● RECORDS SUPPLIED
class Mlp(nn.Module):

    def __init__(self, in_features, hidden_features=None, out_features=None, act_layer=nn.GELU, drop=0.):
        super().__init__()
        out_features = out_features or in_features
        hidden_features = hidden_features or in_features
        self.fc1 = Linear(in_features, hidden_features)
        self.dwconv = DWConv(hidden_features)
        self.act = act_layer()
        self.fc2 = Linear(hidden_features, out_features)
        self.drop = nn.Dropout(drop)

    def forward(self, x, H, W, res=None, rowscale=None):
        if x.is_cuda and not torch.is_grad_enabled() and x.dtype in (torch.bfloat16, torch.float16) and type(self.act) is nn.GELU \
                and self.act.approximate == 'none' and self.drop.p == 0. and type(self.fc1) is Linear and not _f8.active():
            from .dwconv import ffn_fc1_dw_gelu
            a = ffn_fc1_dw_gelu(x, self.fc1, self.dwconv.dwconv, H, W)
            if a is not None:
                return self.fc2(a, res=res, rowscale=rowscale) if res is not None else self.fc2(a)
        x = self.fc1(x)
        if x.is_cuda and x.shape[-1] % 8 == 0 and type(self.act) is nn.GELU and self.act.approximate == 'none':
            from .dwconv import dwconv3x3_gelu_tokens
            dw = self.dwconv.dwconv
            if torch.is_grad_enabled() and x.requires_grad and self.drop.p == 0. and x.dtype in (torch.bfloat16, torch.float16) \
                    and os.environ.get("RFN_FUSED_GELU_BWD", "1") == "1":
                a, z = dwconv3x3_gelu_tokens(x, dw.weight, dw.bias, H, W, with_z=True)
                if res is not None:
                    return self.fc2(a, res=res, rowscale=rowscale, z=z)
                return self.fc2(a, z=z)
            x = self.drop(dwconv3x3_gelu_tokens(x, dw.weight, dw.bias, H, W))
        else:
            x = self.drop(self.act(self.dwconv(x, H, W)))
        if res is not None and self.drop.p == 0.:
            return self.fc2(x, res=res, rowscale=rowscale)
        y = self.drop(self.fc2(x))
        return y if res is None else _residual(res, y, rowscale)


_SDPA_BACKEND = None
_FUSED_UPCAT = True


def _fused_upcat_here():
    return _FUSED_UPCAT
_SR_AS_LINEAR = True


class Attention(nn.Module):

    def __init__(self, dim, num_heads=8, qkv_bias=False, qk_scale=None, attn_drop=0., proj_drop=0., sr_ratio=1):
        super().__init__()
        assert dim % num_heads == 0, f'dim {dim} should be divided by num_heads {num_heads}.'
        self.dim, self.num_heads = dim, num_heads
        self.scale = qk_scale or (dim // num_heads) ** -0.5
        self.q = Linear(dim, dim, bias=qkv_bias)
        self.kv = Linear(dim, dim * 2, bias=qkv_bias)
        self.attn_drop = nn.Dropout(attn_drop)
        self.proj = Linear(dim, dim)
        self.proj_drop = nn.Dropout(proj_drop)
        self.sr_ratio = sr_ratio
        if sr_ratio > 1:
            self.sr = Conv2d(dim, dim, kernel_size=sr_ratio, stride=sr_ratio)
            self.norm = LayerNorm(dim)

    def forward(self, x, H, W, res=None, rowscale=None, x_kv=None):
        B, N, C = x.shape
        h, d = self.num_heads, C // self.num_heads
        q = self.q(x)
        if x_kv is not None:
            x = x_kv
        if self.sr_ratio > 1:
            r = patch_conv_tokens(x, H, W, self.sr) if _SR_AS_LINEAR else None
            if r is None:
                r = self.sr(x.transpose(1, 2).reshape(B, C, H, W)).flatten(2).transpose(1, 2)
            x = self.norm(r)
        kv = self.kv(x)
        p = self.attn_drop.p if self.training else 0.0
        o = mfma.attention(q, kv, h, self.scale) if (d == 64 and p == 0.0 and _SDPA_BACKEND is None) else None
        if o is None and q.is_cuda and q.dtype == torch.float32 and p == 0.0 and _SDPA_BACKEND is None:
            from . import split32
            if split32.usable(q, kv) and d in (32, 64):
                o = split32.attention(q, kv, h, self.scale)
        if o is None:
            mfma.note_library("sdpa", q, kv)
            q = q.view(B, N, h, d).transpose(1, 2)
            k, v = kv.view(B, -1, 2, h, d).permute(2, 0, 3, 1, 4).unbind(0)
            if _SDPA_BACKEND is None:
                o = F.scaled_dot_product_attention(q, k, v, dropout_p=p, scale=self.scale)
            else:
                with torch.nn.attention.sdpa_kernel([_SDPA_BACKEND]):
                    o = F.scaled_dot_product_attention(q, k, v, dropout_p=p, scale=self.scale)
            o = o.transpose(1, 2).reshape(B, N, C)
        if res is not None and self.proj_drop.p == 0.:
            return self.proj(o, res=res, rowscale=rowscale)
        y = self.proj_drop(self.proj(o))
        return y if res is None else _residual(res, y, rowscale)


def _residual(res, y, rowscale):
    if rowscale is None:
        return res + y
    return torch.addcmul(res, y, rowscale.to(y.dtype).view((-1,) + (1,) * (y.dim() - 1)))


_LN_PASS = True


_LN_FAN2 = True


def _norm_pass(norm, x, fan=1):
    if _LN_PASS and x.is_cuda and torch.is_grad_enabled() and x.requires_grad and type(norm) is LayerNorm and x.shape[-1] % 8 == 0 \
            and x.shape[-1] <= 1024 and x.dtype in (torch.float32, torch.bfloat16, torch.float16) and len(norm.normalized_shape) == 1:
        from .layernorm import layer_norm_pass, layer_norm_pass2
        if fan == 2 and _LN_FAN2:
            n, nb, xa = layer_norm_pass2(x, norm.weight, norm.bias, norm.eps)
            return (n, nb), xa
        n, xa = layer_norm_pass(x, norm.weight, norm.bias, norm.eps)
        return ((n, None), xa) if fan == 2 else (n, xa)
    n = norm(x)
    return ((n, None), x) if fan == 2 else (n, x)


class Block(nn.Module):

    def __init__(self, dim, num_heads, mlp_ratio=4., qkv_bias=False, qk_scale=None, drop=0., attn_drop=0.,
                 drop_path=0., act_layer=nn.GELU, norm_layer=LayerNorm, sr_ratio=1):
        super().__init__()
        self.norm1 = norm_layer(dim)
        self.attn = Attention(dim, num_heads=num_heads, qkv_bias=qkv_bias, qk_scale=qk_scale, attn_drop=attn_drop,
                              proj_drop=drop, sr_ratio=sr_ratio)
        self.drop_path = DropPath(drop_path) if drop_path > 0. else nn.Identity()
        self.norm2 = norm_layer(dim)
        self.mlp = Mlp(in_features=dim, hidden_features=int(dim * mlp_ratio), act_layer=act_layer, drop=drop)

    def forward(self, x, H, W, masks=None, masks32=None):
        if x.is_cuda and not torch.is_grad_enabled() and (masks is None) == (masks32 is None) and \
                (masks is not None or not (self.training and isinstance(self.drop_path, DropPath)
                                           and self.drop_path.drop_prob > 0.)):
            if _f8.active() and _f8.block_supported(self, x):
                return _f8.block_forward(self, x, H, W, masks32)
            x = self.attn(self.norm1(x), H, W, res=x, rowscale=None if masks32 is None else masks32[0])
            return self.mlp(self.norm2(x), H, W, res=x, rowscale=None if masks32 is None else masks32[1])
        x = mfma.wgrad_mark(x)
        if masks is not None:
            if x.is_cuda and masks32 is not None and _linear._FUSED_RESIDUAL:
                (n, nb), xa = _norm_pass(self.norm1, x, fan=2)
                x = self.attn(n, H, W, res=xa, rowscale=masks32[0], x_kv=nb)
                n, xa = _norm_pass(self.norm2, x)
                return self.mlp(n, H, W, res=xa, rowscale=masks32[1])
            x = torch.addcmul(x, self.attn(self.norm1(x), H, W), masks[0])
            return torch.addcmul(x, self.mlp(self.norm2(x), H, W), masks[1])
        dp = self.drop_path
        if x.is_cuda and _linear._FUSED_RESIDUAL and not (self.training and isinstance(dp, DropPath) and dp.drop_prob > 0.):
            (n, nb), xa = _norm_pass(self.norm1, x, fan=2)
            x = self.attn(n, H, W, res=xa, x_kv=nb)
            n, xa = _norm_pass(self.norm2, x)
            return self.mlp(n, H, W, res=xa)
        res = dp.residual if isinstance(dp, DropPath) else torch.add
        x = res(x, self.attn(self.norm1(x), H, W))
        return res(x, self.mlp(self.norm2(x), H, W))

● PROMPT
Beginning with the first line of the entries, repeat each line exactly until you have reproduced the one containing "if x.is_cuda and not torch.is_grad_enabled() and x.dtype", and add nothing further.

● ANSWER BELOW
class Mlp(nn.Module):

    def __init__(self, in_features, hidden_features=None, out_features=None, act_layer=nn.GELU, drop=0.):
        super().__init__()
        out_features = out_features or in_features
        hidden_features = hidden_features or in_features
        self.fc1 = Linear(in_features, hidden_features)
        self.dwconv = DWConv(hidden_features)
        self.act = act_layer()
        self.fc2 = Linear(hidden_features, out_features)
        self.drop = nn.Dropout(drop)

    def forward(self, x, H, W, res=None, rowscale=None):
        if x.is_cuda and not torch.is_grad_enabled() and x.dtype in (torch.bfloat16, torch.float16) and type(self.act) is nn.GELU \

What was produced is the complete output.